Да царь даст. Непременно. Никак нельзя без земли. Кому же подати платить-то? Кто казну наполнит? А без казны, как державу вести? Земля отойдет к нам! Не-пре-е-менно! Вот увидите!..
/…/ А окончательный вывод: у нас-де за царем куда лучше, чем у других-прочих народов, где паны всем орудуют.
/…/ Что-то ударило меня в голову, словно гвоздь загнали туда. Что-то заскребло в душе…
Ушел, словно в воду опущенный».[540]
Другой эпизод: «Сошелся я в Буригах со старостой Марком Богдановым. Хороший, честный, толковый крестьянин. Коротали вместе за самоваром длинные нудные зимние вечера. /…/
Как-то раз застал он меня за чтением обозрения «Отечеств[енных] записок». Обозреватель писал о наших деревенских кулаках, — как они сосут кровь мужика. Вздумалось мне прочесть Марку вслух это место. Молчит. Смотрю: лицо злое, враждебные искры в глазах. Враг да и только. Молчим. Тяжело это. Вдруг Марк:
— Неправда все это, что тут у вас прописано!.. Неправда! Все это господа… Верно вам говорю!.. Все это они!.. Завидно им, что мужик на поправку пошел, ну и выдумывают про него… — Глубокой ненавистью дышали его слова. Он не говорил, а скрежетал зубами. Когда он успокоился, лицо его приняло прежнее, хорошее выражение. Посмотрел на меня и улыбнулся. Вздохнул я свободнее, словно тяжесть свалилась с плеч. Беседа возобновилась. Марк говорил много, словно у него самого являлась потребность высказаться. Он говорил о крепостном праве, которое застал еще; говорил о том, что «господа и теперь не прочь вернуть на старое, да не их воля»… Говорил по поводу статьи: написана она либо совсем незнающим крестьянской жизни, либо «худым барином, который все норовит худое про нас сказать». Говорил он дальше, что не всякий богатый крестьянин — кулак и мироед».[541]
М.Н. Покровский комментировал подобное явление следующим образом: «кулаки представляли собою уже в 70-х годах, несомненно, слой, наиболее демократический в деревне, и могли бы быть опорой политической революции. Но поскольку наши тогдашние революционеры подходили к деревне с социалистической программой, со своей наивной верой в сельскую общину, как зародыш будущего социалистического строя, — они, конечно, должны были встретить у этого единственно политически восприимчивого слоя деревни глухое ухо. Иначе и быть не могло».[542]
Понятно, что таким мирным образом, как у Аптекмана, редко могли завершаться беседы других пропагандистов с крестьянами. Результаты и получились соответственными.
«Начался общий погром. К началу осени 1874 г. поиски и аресты были уже всюду»[543] — вспоминал Дебогорий-Мокриевич.
К осени 1874 года пропагандистское движение было полностью разгромлено. В 37 губерниях к полицейскому дознанию было привлечено 770 человек — 612 мужчин и 158 женщин; из них 265 заключены под стражу, 452 поставлено под надзор полиции и 53 не разысканы.[544]

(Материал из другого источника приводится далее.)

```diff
+struct SlotList {
+    std::vector<int> i1, i2;
+    std::vector<long long> outidx;
+    int n_batches = 0;
+    int live_waves = 0;
+};
+
+inline void build_slots(const LagDims& d, long long c, long long begin, long long end, const std::vector<Rect>& rects,
+                        SlotList* s) {
+    s->i1.clear();
+    s->i2.clear();
+    s->outidx.clear();
+    s->n_batches = 0;
+    s->live_waves = 0;
+    if (end <= begin) return;
+    s->i1.reserve(rects.size() * kSlots);
+    s->i2.reserve(rects.size() * kSlots);
+    s->outidx.reserve(rects.size() * kSlots);
+    const long long row = (long long)d.n2 * d.nc;
+    const int i1_lo = (int)(begin / row);
+    const int i1_hi = (int)((end - 1) / row);
+    auto close_batch = [s](size_t at) {
+        const size_t live = s->i1.size() - at;
+        const int p1 = s->i1[at], p2 = s->i2[at];
+        s->i1.resize(at + kSlots, p1);
+        s->i2.resize(at + kSlots, p2);
+        s->outidx.resize(at + kSlots, -1);
+        s->n_batches++;
+        s->live_waves += (int)((live + kWaveLags - 1) / kWaveLags);
+    };
+    for (const Rect& q : rects) {
+        size_t at = s->i1.size();
+        for (int ly = 0; ly < q.h; ++ly)
+            for (int lx = 0; lx < q.w; ++lx) {
+                const int i1 = i1_lo + q.x0 + lx, i2 = q.y0 + ly;
+                if (i1 > i1_hi || i2 > d.n2 - 1) continue;
+                const long long idx = ((long long)i1 * d.n2 + i2) * d.nc + c;
+                if (idx < begin || idx >= end) continue;
+                if (s->i1.size() - at == (size_t)kSlots) {
+                    close_batch(at);
+                    at = s->i1.size();
+                }
+                s->i1.push_back(i1);
+                s->i2.push_back(i2);
+                s->outidx.push_back(idx);
+            }
+        if (s->i1.size() > at) close_batch(at);
+    }
+}
+
+inline int pitch_for(const Plan& plan, long long lds_elems, int order) {
+    static const int kPitches[] = {89, 121, 153, 185, 217};
+    for (int p : kPitches)
+        if ((double)p >= plan.win_w + (order > 2 ? 4.0 : 2.0) &&
+            (double)p * (plan.win_h + (order > 2 ? 2.0 : 0.0)) <= 0.985 * (double)lds_elems)
+            return p;
+    return 0;
+}
+}
diff --git a/profiles/microbench/wave_simd.hip b/profiles/microbench/wave_simd.hip
--- /dev/null
+++ b/profiles/microbench/wave_simd.hip
@@ -0,0 +1,61 @@
+#include <hip/hip_runtime.h>
+#include <cstdio>
+#include <vector>
+
+constexpr int kThreads = 1024, kWaves = kThreads / 64;
+constexpr size_t kLdsBytes = 159 * 1024;
+
+__global__ void __launch_bounds__(kThreads) k(unsigned* out, int spin) {
+    extern __shared__ double lds[];
+    for (int i = threadIdx.x; i < 2048; i += kThreads) lds[i] = (double)i;
+    __syncthreads();
+    double s = lds[threadIdx.x];
+    for (int i = 0; i < spin; ++i) s = fma(s, 1.0000001, 1e-9);
+    const unsigned hw = __builtin_amdgcn_s_getreg(4 | (0 << 6) | (31 << 11));
+    const int wave = threadIdx.x >> 6;
+    if ((threadIdx.x & 63) == 0) out[(size_t)blockIdx.x * kWaves + wave] = s == 12345.0 ? 0u : hw;
+}
+
+int main() {
+    const int blocks = 256, launches = 8;
+    unsigned* d;
+    if (hipMalloc(&d, sizeof(unsigned) * blocks * kWaves) != hipSuccess) return 1;
+    if (hipFuncSetAttribute((const void*)k, hipFuncAttributeMaxDynamicSharedMemorySize, (int)kLdsBytes) != hipSuccess) return 1;
+    std::vector<unsigned> h((size_t)blocks * kWaves);
+    long long count[kWaves][4] = {};
+    long long n_wg = 0, n_mod4 = 0, n_div4 = 0, n_class = 0;
+    for (int l = 0; l < launches; ++l) {
+        hipLaunchKernelGGL(k, dim3(blocks), dim3(kThreads), kLdsBytes, 0, d, l % 2 ? 20000 : 200);
+        if (hipMemcpy(h.data(), d, sizeof(unsigned) * h.size(), hipMemcpyDeviceToHost) != hipSuccess) return 1;
+        for (int b = 0; b < blocks; ++b) {
+            bool mod4 = true, div4 = true, cls = true;
+            unsigned seen = 0;
+            for (int w = 0; w < kWaves; ++w) {
+                const int simd = (h[(size_t)b * kWaves + w] >> 4) & 3;
+                count[w][simd]++;
+                mod4 &= simd == (w & 3);
+                div4 &= simd == (w >> 2);
+                cls &= simd == (int)((h[(size_t)b * kWaves + (w & 3)] >> 4) & 3);
+                if (w < 4) seen |= 1u << simd;
+            }
+            ++n_wg;
+            n_mod4 += mod4;
+            n_div4 += div4;
+            n_class += cls && seen == 15u;
+            if (l == 0 && b < 4) {
+                printf("launch 0 workgroup %d: cu %u se %u | wave:simd(slot)", b, (h[(size_t)b * kWaves] >> 8) & 15,
+                       (h[(size_t)b * kWaves] >> 13) & 7);
+                for (int w = 0; w < kWaves; ++w)
+                    printf(" %d:%u(%u)", w, (h[(size_t)b * kWaves + w] >> 4) & 3, h[(size_t)b * kWaves + w] & 15);
+                printf("\n");
+            }
+        }
+    }
+    printf("wave  SIMD0  SIMD1  SIMD2  SIMD3   (%lld workgroups of %d waves, %d launches of %d)\n", n_wg, kWaves, launches, blocks);
+    for (int w = 0; w < kWaves; ++w)
+        printf("%4d %6lld %6lld %6lld %6lld\n", w, count[w][0], count[w][1], count[w][2], count[w][3]);
+    printf("workgroups with SIMD = wave mod 4 for all 16 waves: %lld; with SIMD = wave / 4: %lld\n", n_mod4, n_div4);
+    printf("workgroups whose waves w, w+4, w+8, w+12 share a SIMD, the four classes on four SIMDs: %lld of %lld\n", n_class, n_wg);
+    (void)hipFree(d);
+    return 0;
+}
```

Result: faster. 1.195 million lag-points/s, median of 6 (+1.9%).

Значительному числу агитаторов, таким образом, удалось избежать преследований и унести ноги из деревень, но понимание краха оказалось всеобщим. Ставка на пропаганду оказалась битой.
Фроленко не довольствовался общепринятой ролью и попытался предпринять нечто экзотическое, но претерпел подобный же крах: «В 1874 г. весной я, Аносов, Шишко и двое рабочих отправились на Урал, чтобы сорганизовать боевой отряд из беглых из Сибири. Это не удается. Возвращаюсь в Москву и чуть не попадаю в руки жандармов. Избегнув ареста, перехожу на нелегальное положение».[545]

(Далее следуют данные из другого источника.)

template <int VMAX, int U, int RT>
__device__ int tdg_rows(const Geo& G, const BwdArgs& A, int pol, int m0, bool pub, TdgSmem<RT>& sm) {
  static_assert(RT == 32 || RT == 16, "row tile of the fused TD launch");
  constexpr int U4 = RT / 8;
  const int tid = threadIdx.x, T = G.T, Aa = G.A, d = G.d, O = G.O, NLm = G.lastOff, M = A.M;
  const int nb = M - m0 < RT ? M - m0 : RT;
  const bool xm = A.tdg_xmax != nullptr;
  const int t0 = A.tdg_use_gpi ? 0 : pol, nt = A.tdg_use_gpi ? T : 1, TA = nt * Aa, n = xm ? 0 : nb * TA, V = d >> 2;
  const int guess = A.tdg_guess;
  const FDiv fTA = fdiv(TA), fA = fdiv(Aa);
  float4 v[U][VMAX];
#pragma unroll
  for (int u = 0; u < U; ++u) {
    const int idx = tid + u * 256;
    const bool ok = idx < n;
    const int bl = idx / fTA, rem = idx - bl * TA, tq = rem / fA, t = t0 + tq, a = rem - tq * Aa;
    const float4* p = reinterpret_cast<const float4*>(G.actp(t < pol ? guess : R_S1, ok ? t : 0, NLm) +
                                                      (ok ? (size_t)(m0 + bl) * O + a * d : 0));
#pragma unroll
    for (int j = 0; j < VMAX; ++j) v[u][j] = (ok && j < V) ? p[j] : make_float4(0.f, 0.f, 0.f, 0.f);
  }
  const int n4 = (nb * O) >> 2;
  const float4* tg4 = reinterpret_cast<const float4*>(G.actp(R_S1T, pol, NLm) + (size_t)m0 * O);
  const float4* cu4 = reinterpret_cast<const float4*>(G.actp(R_S, pol, NLm) + (size_t)m0 * O);
  float4 tt[U4], tc[U4];
#pragma unroll
  for (int u = 0; u < U4; ++u) {
    const int i = tid + u * 256;
    tt[u] = i < n4 ? tg4[i] : make_float4(0.f, 0.f, 0.f, 0.f);
    tc[u] = i < n4 ? cu4[i] : make_float4(0.f, 0.f, 0.f, 0.f);
  }
  const int np4 = (nb * d) >> 2;
  const float4 ph = tid < np4 ? reinterpret_cast<const float4*>(A.phi + (size_t)m0 * d)[tid] : make_float4(0.f, 0.f, 0.f, 0.f);
  const float wk = tid < d ? G.w[(long long)pol * G.dpad + tid] : 0.f;
  const int ab_l = tid < nb ? (int)A.tdg_a[m0 + tid] : 0;
  const float gam_l = tid < nb ? A.tdg_gamma[m0 + tid] : 0.f;
  int xv[U4];
  if (xm) {
    const int* xr = A.tdg_xmax + ((size_t)(A.tdg_poloff + pol) * M + m0) * Aa;
#pragma unroll
    for (int u = 0; u < U4; ++u) xv[u] = tid + u * 256 < nb * Aa ? xr[tid + u * 256] : 0;
  }
  const int64_t* prev = A.tdg_prev ? A.tdg_prev + (size_t)(pol - A.head0) * A.tdg_next_stride + m0 : nullptr;
  const int64_t prev_l = prev && tid < nb ? prev[tid] : -1;
#pragma unroll
  for (int u = 0; u < U4; ++u) {
    const int i = tid + u * 256;
    if (i < n4) {
      reinterpret_cast<float4*>(sm.tt)[i] = tt[u];
      reinterpret_cast<float4*>(sm.tc)[i] = tc[u];
      reinterpret_cast<float4*>(sm.dz)[i] = make_float4(0.f, 0.f, 0.f, 0.f);
    }
  }
  if (tid < np4) reinterpret_cast<float4*>(sm.ph)[tid] = ph;
  if (tid < d) sm.w[tid] = wk;
  if (tid < nb) {
    sm.a[tid] = ab_l;
    sm.gam[tid] = gam_l;
  }
  __syncthreads();
  PROBE_AT(3);
  if (xm) {
#pragma unroll
    for (int u = 0; u < U4; ++u)
      if (tid + u * 256 < nb * Aa) sm.m[tid + u * 256] = unsortable(xv[u]);
  }
#pragma unroll
  for (int u = 0; u < U; ++u) {
    const int idx = tid + u * 256;
    float q = 0.f;
#pragma unroll
    for (int j = 0; j < VMAX; ++j) {
      if (j < V) {
        q = __builtin_fmaf(v[u][j].x, sm.w[4 * j], q);
        q = __builtin_fmaf(v[u][j].y, sm.w[4 * j + 1], q);
        q = __builtin_fmaf(v[u][j].z, sm.w[4 * j + 2], q);
        q = __builtin_fmaf(v[u][j].w, sm.w[4 * j + 3], q);
      }
    }
    if (idx < n) sm.q[idx] = q;
  }
  __syncthreads();
  PROBE_AT(5);
  for (int i = tid; i < (xm ? 0 : nb * Aa); i += 256) {
    const int bl = i / fA, a = i - bl * Aa;
    const float* qb = sm.q + bl * TA + a;
    float mx = qb[0];
    for (int t = 1; t < nt; ++t) mx = fmaxf(mx, qb[t * Aa]);
    sm.m[i] = mx;
  }
  __syncthreads();
  PROBE_AT(6);
  const bool whole = m0 == 0 && nb == M;
  int differs = prev == nullptr;
  for (int bl = tid; bl < nb; bl += 256) {
    const float* mb = sm.m + bl * Aa;
    int am = 0;
    float qm = mb[0];
    for (int a = 1; a < Aa; ++a)
      if (mb[a] > qm) {
        qm = mb[a];
        am = a;
      }
    sm.n[bl] = am;
    if (prev && (bl == tid ? prev_l : prev[bl]) != am) differs = 1;
    SFX_CHK(!(pub && A.tdg_next) || (m0 + bl < A.tdg_next_stride && pol - A.head0 >= 0), pol, m0 + bl,
            A.tdg_next_stride);
    if (pub && A.tdg_next) A.tdg_next[(size_t)(pol - A.head0) * A.tdg_next_stride + m0 + bl] = am;
  }
  const int any = __syncthreads_or(differs);
  if (whole) {
    const int same = !any;
    if (pub && A.skip && tid == 0) {
      A.skip[pol] = same;
      if (A.skipc && prev) {
        atomicAdd(A.skipc, 1ull);
        if (same) atomicAdd(A.skipc + 1, 1ull);
      }
    }
// ... 127 lines not shown
  const int s = (threadIdx.x >> 6) & 1, Lx = threadIdx.x & 63, col = k0 + (Lx & 15);
  float xin[4] = {0.f, 0.f, 0.f, 0.f};
  if (threadIdx.x < NRED && col < K) {
#pragma unroll
    for (int i = 0; i < 4; ++i) {
      const int row = m0 + 16 * s + (Lx >> 4) * 4 + i;
      if (row < M) xin[i] = Xin[(size_t)row * K + col];
    }
  }
  floatx4 acc0 = {0.f, 0.f, 0.f, 0.f}, acc1 = {0.f, 0.f, 0.f, 0.f};
  if constexpr (TDG) {
    __shared__ TdgSmem<RT> sm;
    if (A.flag && tile == 0 && head == A.head0 && threadIdx.x == 0) *A.flag = A.flag_value;
    const int wpc = N > 64 ? 2 : 4, jw = 16 / wpc, j0 = (wave % wpc) * jw;
    const int nb = (wave / wpc) * 64 + g * 16;
    float bw[16];
#pragma unroll
    for (int j = 0; j < 16; ++j)
      bw[j] = (j >= j0 && j < j0 + jw && okk && nb + j < N) ? W[(size_t)(nb + j) * K + kk] : 0.f;
    if (tdg_rows<VMAX, U, RT>(G, A, head, m0, tile % ntk == 0, sm)) return;
    const float* da = sm.dz + (size_t)r * N + nb;
    const float* db = sm.dz + (size_t)(RT == 32 ? 16 + r : r) * N + nb;
#pragma unroll
    for (int j = 0; j < 16; ++j) {
      if (j >= j0 && j < j0 + jw) {
        const bool okj = nb + j < N;
        acc0 = mfma4(oka && okj ? da[j] : 0.f, bw[j], acc0);
        if constexpr (RT == 32) acc1 = mfma4(okb && okj ? db[j] : 0.f, bw[j], acc1);
      }
    }
  } else {
    const int kks[1] = {kk};
    floatx4 acc[1][2] = {{acc0, acc1}};
    dx_accum<BF, 1>(G.dzp(head, L.dzOff), W, BF ? G.on16 + G.slot_off(rslot(A.mask, head), head) + L.wOff : nullptr, N, K,
                    nbeg, nend, ma, mb, oka, okb, kks, acc);
    acc0 = acc[0][0];
    acc1 = acc[0][1];
  }
  PROBE_MARK();
  red[wave][0][lane] = acc0;
  if constexpr (RT == 32) red[wave][1][lane] = acc1;
  __syncthreads();
  if (!TDG && A.dxs > 1) {
    const int ntile = ((M + 31) >> 5) * ntk;
    const size_t pt = ((size_t)(head - A.head0) * ntile + tile) * A.dxs;
    __shared__ int s_last;
    if (threadIdx.x < 128) {
      const floatx4 v = dx_red_sum(red, s, Lx);
      float* o = A.dxpart + ((pt + split) * 128 + threadIdx.x) * 4;
#ifdef SFX_CHECK
      SFX_CHK((long long)((pt + split) * 128 + threadIdx.x) * 4 + 3 < G.ext_dxpart, pt, split, G.ext_dxpart);
#endif
#pragma unroll
      for (int i = 0; i < 4; ++i) st_coherent(o + i, v[i]);
      asm volatile("s_waitcnt vmcnt(0)" ::: "memory");
    }
    __syncthreads();
    if (threadIdx.x == 0) {
      unsigned* ctr = A.dxctr + (size_t)(head - A.head0) * ntile + tile;
      const unsigned prev = __hip_atomic_fetch_add(ctr, 1u, __ATOMIC_RELAXED, __HIP_MEMORY_SCOPE_AGENT);
      s_last = prev == (unsigned)A.dxs - 1;
      if (s_last) __hip_atomic_store(ctr, 0u, __ATOMIC_RELAXED, __HIP_MEMORY_SCOPE_AGENT);
    }
    __syncthreads();
    if (!s_last || threadIdx.x >= 128) return;
    floatx4 v = {0.f, 0.f, 0.f, 0.f};
    for (int q = 0; q < A.dxs; ++q) {
      const float* o = A.dxpart + ((pt + q) * 128 + threadIdx.x) * 4;
#pragma unroll
      for (int i = 0; i < 4; ++i) v[i] = __fadd_rn(v[i], ld_coherent(o + i));
    }
    if (col < K) {
#pragma unroll
      for (int i = 0; i < 4; ++i) {
        const int row = m0 + 16 * s + (Lx >> 4) * 4 + i;
        if (row < M) {
          G.chk_act(L.dzIn, (long long)row * K + col);
          out[(size_t)row * K + col] = act_bwd(v[i], xin[i], L.actIn);
        }
      }
    }
    return;
  }
  if (threadIdx.x < NRED) {
    const floatx4 v = dx_red_sum(red, s, Lx);
    if (col < K) {
#pragma unroll
      for (int i = 0; i < 4; ++i) {
        const int row = m0 + 16 * s + (Lx >> 4) * 4 + i;
        if (row < M) {
          G.chk_act(L.dzIn, (long long)row * K + col);
          out[(size_t)row * K + col] = act_bwd(v[i], xin[i], L.actIn);
        }
      }
    }
  }
}

__device__ __forceinline__ int v0_aoff(const BwdArgs& A, int K) { return (A.vM * K + 3) & ~3; }
constexpr int V0S = KFUSE + 4;

__device__ __forceinline__ void v0_tile(const float* x, int K, int m0, int rows, const float* w, float bb, int act,
                                        float* Y, int N, int n, long long lim) {
  constexpr int KS = 8;
  const int lane = threadIdx.x & 63, r = lane & 15, g = lane >> 4, ma = m0 + r;
  floatx4 c = {0.f, 0.f, 0.f, 0.f};
  for (int k0 = 0; k0 < K; k0 += 4 * KS) {
    float a[KS], b[KS];
#pragma unroll
    for (int q = 0; q < KS; ++q) {
      const int k = k0 + 4 * q + g;
      a[q] = (k < K && ma < rows) ? x[ma * K + k] : 0.f;
      b[q] = k < K ? w[k] : 0.f;
    }
#pragma unroll
    for (int q = 0; q < KS; ++q)
      if (k0 + 4 * q < K) c = mfma4(a[q], b[q], c);
  }
  if (n < N) {
#pragma unroll
    for (int i = 0; i < 4; ++i) {
      const int m = m0 + g * 4 + i;
      if (m < rows) {
        SFX_CHK((long long)m * N + n < lim, m, n, lim);
        Y[(size_t)m * N + n] = act_fwd(__fadd_rn(c[i], bb), act);
      }
    }
  }
}

template <int NW = 32>
__device__ __forceinline__ void fused_v0(const Geo& G, const BwdArgs& A, const RoleGeo& L, int head, int nbase, const float* sW,
                         const float* sB, const float* sX, const float* sWt = nullptr, const float* sBt = nullptr,
                         bool vrows = true, bool landed = false) {
  if (A.aM > 0 && !landed) asm volatile("s_waitcnt vmcnt(0)" ::: "memory");
  __syncthreads();
  PROBE_AT(3);
  const int K = L.K, N = L.N, VM = A.vM;
  static_assert(NW == 16 || NW == 32, "layer-0 tile width");
  constexpr int WS = NW == 32 ? 2 : 4;
  const int wave = threadIdx.x >> 6, lane = threadIdx.x & 63, r = lane & 15;
  const int wt = NW == 32 ? wave >> 1 : wave;
  const int nl = (NW == 32 ? (wave & 1) * 16 : 0) + r, n = nbase + nl;
  const float bias = sB[nl];
  if (vrows) {
    float* Y = G.actp(A.vRole, head, A.vOff);
    for (int mt = wt; mt * 16 < VM; mt += WS)
      v0_tile(sX, K, mt * 16, VM, sW + nl * V0S, bias, A.act0, Y, N, n, G.actSize - A.vOff);
  }
  PROBE_AT(4);
  if (A.aM > 0) {
    const int aM = A.aM, nt = (aM + 15) >> 4;
    const float* xa = sX + v0_aoff(A, K);
    const float bt = sBt[nl];
    for (int it = wt; it < 3 * nt; it += WS) {
      const int which = it / nt, mt = it - which * nt;
      v0_tile(xa + (which ? aM * K : 0), K, mt * 16, aM, which == 2 ? sWt + nl * K : sW + nl * V0S,
              which == 2 ? bt : bias, A.act0, G.actp(which == 0 ? R_NS : which == 1 ? R_NS1 : R_NS1T, head, A.vOff),
              N, n, G.actSize - A.vOff);
    }
  }
  PROBE_AT(5);
}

Желябов, тоже принявший участие в хождении, благополучно вернулся в Одессу. 12 ноября 1874 года состоялась его свадьба с Ольгой Яхненко-Семиренко — дочерью сахарозаводчика, видного украинофила. В этот же вечер Желябова и арестовали: вместо брачной ночи — ночь на нарах. Какой же сволочью нужно быть, чтобы осуществить такую полицейскую акцию! Такое тоже невозможно забыть и простить!